*Dataset extract*.
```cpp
int mode_conv3d_split_supported(int Ci, int Co, int stride, int which );
int mode_conv3d_split_shape_supported(int Ci, int Co, int D, int H, int W, int stride, int which);
int mode_conv3d_fwd_s2_split(const float* x, const float* w, const mode_bn_epilogue* bn ,
                             float* y, float* wpack, int B, int Ci, int D, int H, int W, int Co, mode_stream_t stream);
int mode_conv3d_fwd_s2_split_amax(const float* x, const float* w, const mode_bn_epilogue* bn, float* y, float* out_absmax, float* wpack, int B,
                                  int Ci, int D, int H, int W, int Co, mode_stream_t stream);

int mode_deconv3d_split_supported(int Cin, int Cout);
int mode_deconv3d_fwd_split(const float* x, const float* w, float* y, float* wpack, int B, int Cin, int D, int H, int W, int Cout,
                            mode_stream_t stream);
int mode_abs_max(const float* x, long long n, float* out_device_buffer, mode_stream_t stream);
int mode_abs_max_batch(const float* const* device_ptrs, const long long* device_sizes, int n, float* out, mode_stream_t stream);
int mode_conv3d_fwd_split_f16(const float* x, const float* w, const float* amax_x, const float* amax_w, float* y, float* wpack, int B, int Ci,
                              int D, int H, int W, int Co, mode_stream_t stream);
int mode_conv3d_bwd_data_split_f16(const float* gy, const float* w, const float* amax_g, const float* amax_w, const float* acc, float* gx,
                                   float* wpack, int B, int Ci, int D, int H, int W, int Co, mode_stream_t stream);
int mode_conv3d_fwd_split_f16_bn(const float* x, const float* w, const float* amax_x, const mode_bn_epilogue* bn, float* y, float* amax_y,
                                 float* wpack, int B, int Ci, int D, int H, int W, int Co, mode_stream_t stream);
int mode_conv3d_bwd_weight_split_f16(const float* gy, const float* x, const float* amax_g, const float* amax_x, float* gw, float* workspace,
                                     int B, int Ci, int D, int H, int W, int Co, int accumulate, mode_stream_t stream);
int mode_conv3d_bwd_data_split_acc_supported(int Ci, int Co, int stride);
int mode_conv3d_bwd_data_split_acc(const float* gy, const float* w, const float* acc, float* gx, float* wpack, int B, int Ci, int D, int H,
                                   int W, int Co, int stride, mode_stream_t stream);
int mode_deconv3d_split_bn_supported(int Cin, int Cout);
int mode_deconv3d_fwd_split_bn(const float* x, const float* w, const mode_bn_epilogue* bn, float* y, float* wpack, int B, int Cin, int D,
                               int H, int W, int Cout, mode_stream_t stream);
int mode_deconv3d_fwd_split_bn_amax(const float* x, const float* w, const mode_bn_epilogue* bn, float* y, float* out_absmax ,
                                    float* wpack, int B, int Cin, int D, int H, int W, int Cout, mode_stream_t stream);
int mode_conv3d_bwd_data_s2_split(const float* gy, const float* w, float* gx, float* wpack, int B, int Ci, int D, int H, int W, int Co,
                                  mode_stream_t stream);
int mode_conv3d_bwd_weight_s2_split(const float* gy, const float* x, float* gw, float* workspace, int B, int Ci, int D, int H, int W,
                                    int Co, int accumulate, mode_stream_t stream);

int mode_conv3d_fwd_split(const float* x, const float* w, const mode_bn_epilogue* bn, float* y, float* wpack, int B, int Ci, int D,
                          int H, int W, int Co, mode_stream_t stream);
int mode_conv3d_bwd_data_split(const float* gy, const float* w, float* gx, float* wpack, int B, int Ci, int D, int H, int W, int Co,
                               mode_stream_t stream);
int mode_conv3d_bwd_weight_split(const float* gy, const float* x, float* gw, float* workspace, int B, int Ci, int D, int H, int W,
                                 int Co, int accumulate, mode_stream_t stream);

int mode_conv2d_split_supported(int Ci, int Co, int dilation, int which );
int mode_conv2d_split_shape_supported(int Ci, int Co, int H, int W, int dilation, int which );
int mode_conv2d_fwd_split(const float* x, const float* w, const mode_bn_epilogue* bn, float* y, float* wpack, int B, int Ci, int H, int W,
                          int Co, int dilation, mode_stream_t stream);
int mode_conv2d_bwd_data_split(const float* gy, const float* w, float* gx, float* wpack, int B, int Ci, int H, int W, int Co, int dilation,
                               mode_stream_t stream);
int mode_conv2d_bwd_data_split_acc(const float* gy, const float* w, const float* acc, float* gx, float* wpack, int B, int Ci, int H, int W,
                                   int Co, int dilation, mode_stream_t stream);
int mode_conv2d_fwd_split_f16(const float* x, const float* w, const float* amax_x, const float* amax_w, float* y, float* wpack, int B, int Ci,
                              int H, int W, int Co, int dilation, mode_stream_t stream);
int mode_conv2d_bwd_data_split_f16(const float* gy, const float* w, const float* amax_g, const float* amax_w, const float* acc, float* gx,
                                   float* wpack, int B, int Ci, int H, int W, int Co, int dilation, mode_stream_t stream);
int mode_conv2d_fwd_split_f16_bn(const float* x, const float* w, const float* amax_x, const mode_bn_epilogue* bn, float* y, float* amax_y,
                                 float* wpack, int B, int Ci, int H, int W, int Co, int dilation, mode_stream_t stream);
int mode_conv2d_bwd_weight_split(const float* gy, const float* x, float* gw, float* workspace, int B, int Ci, int H, int W, int Co,
                                 int dilation, int accumulate, mode_stream_t stream);
int mode_conv2d_bwd_weight_split_f16(const float* gy, const float* x, const float* amax_g, const float* amax_x, float* gw, float* workspace,
                                     int B, int Ci, int H, int W, int Co, int dilation, int accumulate, mode_stream_t stream);

size_t mode_conv3d_bwd_weight_workspace_bytes(int B, int Ci, int D, int H, int W, int Co, int stride);

int mode_conv3d_bwd_weight(const float* gy, const float* x, float* gw, float* workspace, int B, int Ci, int D, int H,
                           int W, int Co, int stride, int accumulate, mode_stream_t stream);

int mode_deconv3d_fwd(const float* x, const float* w, float* y, float* wpack, int B, int Cin, int D, int H, int W,
                      int Cout, mode_stream_t stream);

int mode_head_fwd(const float* logits, float* pred, float* conf, int B, int D4, int H4, int W4, int D, int H, int W,
                  mode_stream_t stream);

size_t mode_head_bwd_workspace_bytes(int B, int D4, int H, int W);

int mode_head_bwd(const float* logits, const float* gpred, float* glogits, float* workspace, int B, int D4, int H4,
// ... 203 lines not shown
```

### mode-2022_amd/csrc/bn_act.hip

```cpp
#include "bn_internal.h"
#include <cstdlib>

namespace {

constexpr int NT = 256;
constexpr int NW = NT / 64;

__device__ __forceinline__ float wave_sum(float v) {
#pragma unroll
  for (int off = 32; off > 0; off >>= 1) v += __shfl_down(v, off, 64);
  return v;
}

__device__ __forceinline__ void block_sum2(float& a, float& b, float* sh ) {
  a = wave_sum(a);
  b = wave_sum(b);
  const int wave = threadIdx.x >> 6, lane = threadIdx.x & 63;
  if (lane == 0) {
    sh[wave] = a;
    sh[NW + wave] = b;
  }
  __syncthreads();
  if (threadIdx.x == 0) {
    a = sh[0];
    b = sh[NW];
#pragma unroll
    for (int w = 1; w < NW; ++w) {
      a += sh[w];
      b += sh[NW + w];
    }
  }
}

__global__ __launch_bounds__(NT) void bn_stats_kernel(const float* __restrict__ y, float* __restrict__ partial, int B, int C,
                                                      long long S, int nsplit, unsigned* __restrict__ zero) {
  __shared__ float sh[2 * NW];
  const int c = blockIdx.y, split = blockIdx.x;
  const int Bg = B / gridDim.z, b0 = blockIdx.z * Bg;
  const long long prow = (long long)blockIdx.z * C + c;
  if (zero && blockIdx.x == 0 && blockIdx.y == 0 && blockIdx.z == 0)
    for (int i = threadIdx.x; i < MODE_BN_ABSMAX_FLOATS; i += NT) zero[i] = 0u;
  const long long S4 = (S & 3) ? 0 : (S >> 2);
  const float K = y[((long long)b0 * C + c) * S];
  float s0 = 0.f, s1 = 0.f;
  for (int b = b0; b < b0 + Bg; ++b) {
    const float4* p = reinterpret_cast<const float4*>(y + ((long long)b * C + c) * S);
    auto acc1 = [&](const float4& v) {
      const float dx = v.x - K, dy = v.y - K, dz = v.z - K, dw = v.w - K;
      s0 += (dx + dy) + (dz + dw);
      s1 += (dx * dx + dy * dy) + (dz * dz + dw * dw);
    };
    const long long st = (long long)nsplit * NT;
    long long i = (long long)split * NT + threadIdx.x;
    for (; i + 3 * st < S4; i += 4 * st) {
      const float4 v0 = p[i], v1 = p[i + st], v2 = p[i + 2 * st], v3 = p[i + 3 * st];
      acc1(v0);
      acc1(v1);
      acc1(v2);
      acc1(v3);
    }
    for (; i < S4; i += st) acc1(p[i]);
    {
      const float* q = y + ((long long)b * C + c) * S;
      for (long long i = (S4 << 2) + (long long)split * NT + threadIdx.x; i < S; i += (long long)nsplit * NT) {
        const float dq = q[i] - K;
        s0 += dq;
        s1 += dq * dq;
      }
    }
  }
  block_sum2(s0, s1, sh);
  if (threadIdx.x == 0) {
    partial[(prow * nsplit + split) * 2] = s0;
    partial[(prow * nsplit + split) * 2 + 1] = s1;
  }
}

__device__ __forceinline__ void reduce_partials(const float* __restrict__ partial, int c, int nsplit, double& s0, double& s1,
                                                double* shd ) {
  double a = 0.0, b = 0.0;
  for (int i = threadIdx.x; i < nsplit; i += NT) {
    const float2 v = reinterpret_cast<const float2*>(partial)[(long long)c * nsplit + i];
    a += (double)v.x;
    b += (double)v.y;
  }
#pragma unroll
  for (int off = 32; off > 0; off >>= 1) {
    a += __shfl_down(a, off, 64);
    b += __shfl_down(b, off, 64);
  }
  const int wave = threadIdx.x >> 6, lane = threadIdx.x & 63;
  if (lane == 0) {
    shd[wave] = a;
    shd[NW + wave] = b;
  }
  __syncthreads();
  s0 = shd[0];
  s1 = shd[NW];
#pragma unroll
  for (int w = 1; w < NW; ++w) {
    s0 += shd[w];
    s1 += shd[NW + w];
  }
  __syncthreads();
}

struct BnCoefArgs {
  const float* partial;
  const float* gamma;
  const float* beta;
  float* running_mean;
  float* running_var;
  long long* num_batches_tracked;
  float* save_mean;
  float* save_invstd;
  float* save_scale;
  float* save_shift;
  float momentum, eps;
  int nsplit;
  double count;
  int groups;
  int Bg;
  const float* pivot;
  unsigned* amax;
};

template <bool RELU, bool ADD, bool TRAIN, bool AMAX = false>
// ... 344 lines not shown
                                      float* save_mean, float* save_invstd, float* save_scale, float* save_shift, float* workspace, int B,
                                      int C, long long S, int groups, float* out_absmax, mode_stream_t stream) {
  return bn_train_fwd_impl(y, add, gamma, beta, running_mean, running_var, num_batches_tracked, momentum, eps, relu, out, save_mean,
                           save_invstd, save_scale, save_shift, workspace, B, C, S, groups, 0, out_absmax, stream);
}

static int check_nsplit(int nsplit) {
  MODE_REQUIRE(nsplit > 0 && nsplit <= 1023, MODE_ERR_BAD_ARG, "mode_bn_train_fwd_prestats: %d partial pairs per channel (1..1023)", nsplit);
  return MODE_OK;
}

extern "C" int mode_bn_train_fwd_prestats(const float* y, const float* add, const float* gamma, const float* beta, float* running_mean,
                                          float* running_var, long long* num_batches_tracked, float momentum, float eps, int relu,
                                          float* out, float* save_mean, float* save_invstd, float* save_scale, float* save_shift,
                                          float* workspace, int nsplit, int B, int C, long long S, mode_stream_t stream) {
  int rc = check_nsplit(nsplit);
  if (rc != MODE_OK) return rc;
  return bn_train_fwd_impl(y, add, gamma, beta, running_mean, running_var, num_batches_tracked, momentum, eps, relu, out, save_mean,
                           save_invstd, save_scale, save_shift, workspace, B, C, S, 1, nsplit, nullptr, stream);
}

extern "C" int mode_bn_train_fwd_prestats_amax(const float* y, const float* add, const float* gamma, const float* beta, float* running_mean,
                                               float* running_var, long long* num_batches_tracked, float momentum, float eps, int relu,
                                               float* out, float* save_mean, float* save_invstd, float* save_scale, float* save_shift,
                                               float* workspace, int nsplit, int B, int C, long long S, float* out_absmax,
                                               mode_stream_t stream) {
  int rc = check_nsplit(nsplit);
  if (rc != MODE_OK) return rc;
  return bn_train_fwd_impl(y, add, gamma, beta, running_mean, running_var, num_batches_tracked, momentum, eps, relu, out, save_mean,
                           save_invstd, save_scale, save_shift, workspace, B, C, S, 1, nsplit, out_absmax, stream);
}

static int bn_train_fwd_impl(const float* y, const float* add, const float* gamma, const float* beta, float* running_mean,
                             float* running_var, long long* num_batches_tracked, float momentum, float eps, int relu, float* out,
                             float* save_mean, float* save_invstd, float* save_scale, float* save_shift, float* workspace, int B,
                             int C, long long S, int groups, int prestats, float* amax, mode_stream_t stream) {
  int rc = check_bn(B, C, S, "mode_bn_train_fwd");
  if (rc != MODE_OK) return rc;
  MODE_REQUIRE(B > 0, MODE_ERR_BAD_ARG, "mode_bn_train_fwd: empty batch has no statistics");
  MODE_REQUIRE(y && gamma && beta && out && save_mean && save_invstd && workspace, MODE_ERR_BAD_ARG, "mode_bn_train_fwd: null pointer");
  MODE_REQUIRE(aligned_rows(y, S) && aligned_rows(out, S) && (!add || aligned_rows(add, S)) && aligned16(workspace), MODE_ERR_UNSUPPORTED,
               "mode_bn_train_fwd: unaligned buffer");
  MODE_REQUIRE((running_mean == nullptr) == (running_var == nullptr), MODE_ERR_BAD_ARG, "mode_bn_train_fwd: running stats must come in pairs");
  MODE_REQUIRE((save_scale == nullptr) == (save_shift == nullptr), MODE_ERR_BAD_ARG, "mode_bn_train_fwd: save_scale / save_shift come in pairs");
  MODE_REQUIRE(groups >= 1 && B % groups == 0, MODE_ERR_BAD_ARG, "mode_bn_train_fwd: batch %d not divisible into %d groups", B, groups);
  MODE_REQUIRE(out != y, MODE_ERR_BAD_ARG, "mode_bn_train_fwd: in-place operation (out == y) is not supported");
  hipStream_t st = mode::as_stream(stream);
  if (amax && prestats > 0) {
    rc = mode::absmax_begin(amax, st, "mode_bn_train_fwd");
    if (rc != MODE_OK) return rc;
  }
  const int nsplit = prestats > 0 ? prestats : pick_nsplit(C * groups, S);
  if (prestats <= 0)
    hipLaunchKernelGGL(bn_stats_kernel, dim3(nsplit, C, groups), dim3(NT), 0, st, y, workspace, B, C, S, nsplit, reinterpret_cast<unsigned*>(amax));
  BnCoefArgs k{workspace, gamma, beta, running_mean, running_var, num_batches_tracked, save_mean, save_invstd, save_scale, save_shift,
               momentum, eps, nsplit,
               (double)(B / groups) * (double)S, groups, B / groups, prestats > 0 ? workspace + 2LL * C * nsplit : nullptr,
               reinterpret_cast<unsigned*>(amax)};
  const int BC = B * C;
  const char* who = "mode_bn_train_fwd";
  if (amax) {
    if (relu)
      rc = add ? launch_apply(bn_apply_kernel<true, true, true, true>, BC, S, st, who, y, add, k, out, C, S)
               : launch_apply(bn_apply_kernel<true, false, true, true>, BC, S, st, who, y, y, k, out, C, S);
    else
      rc = add ? launch_apply(bn_apply_kernel<false, true, true, true>, BC, S, st, who, y, add, k, out, C, S)
               : launch_apply(bn_apply_kernel<false, false, true, true>, BC, S, st, who, y, y, k, out, C, S);
    return rc;
  }
  if (relu) {
    if (add) return launch_apply(bn_apply_kernel<true, true, true>, BC, S, st, who, y, add, k, out, C, S);
    return launch_apply(bn_apply_kernel<true, false, true>, BC, S, st, who, y, y, k, out, C, S);
  }
  if (add) return launch_apply(bn_apply_kernel<false, true, true>, BC, S, st, who, y, add, k, out, C, S);
  return launch_apply(bn_apply_kernel<false, false, true>, BC, S, st, who, y, y, k, out, C, S);
}
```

*Aim of the task*.
Search the records for lines holding the word "prow", then copy each line you find.

*Completed exercise*.
  const long long prow = (long long)blockIdx.z * C + c;
    partial[(prow * nsplit + split) * 2] = s0;
    partial[(prow * nsplit + split) * 2 + 1] = s1;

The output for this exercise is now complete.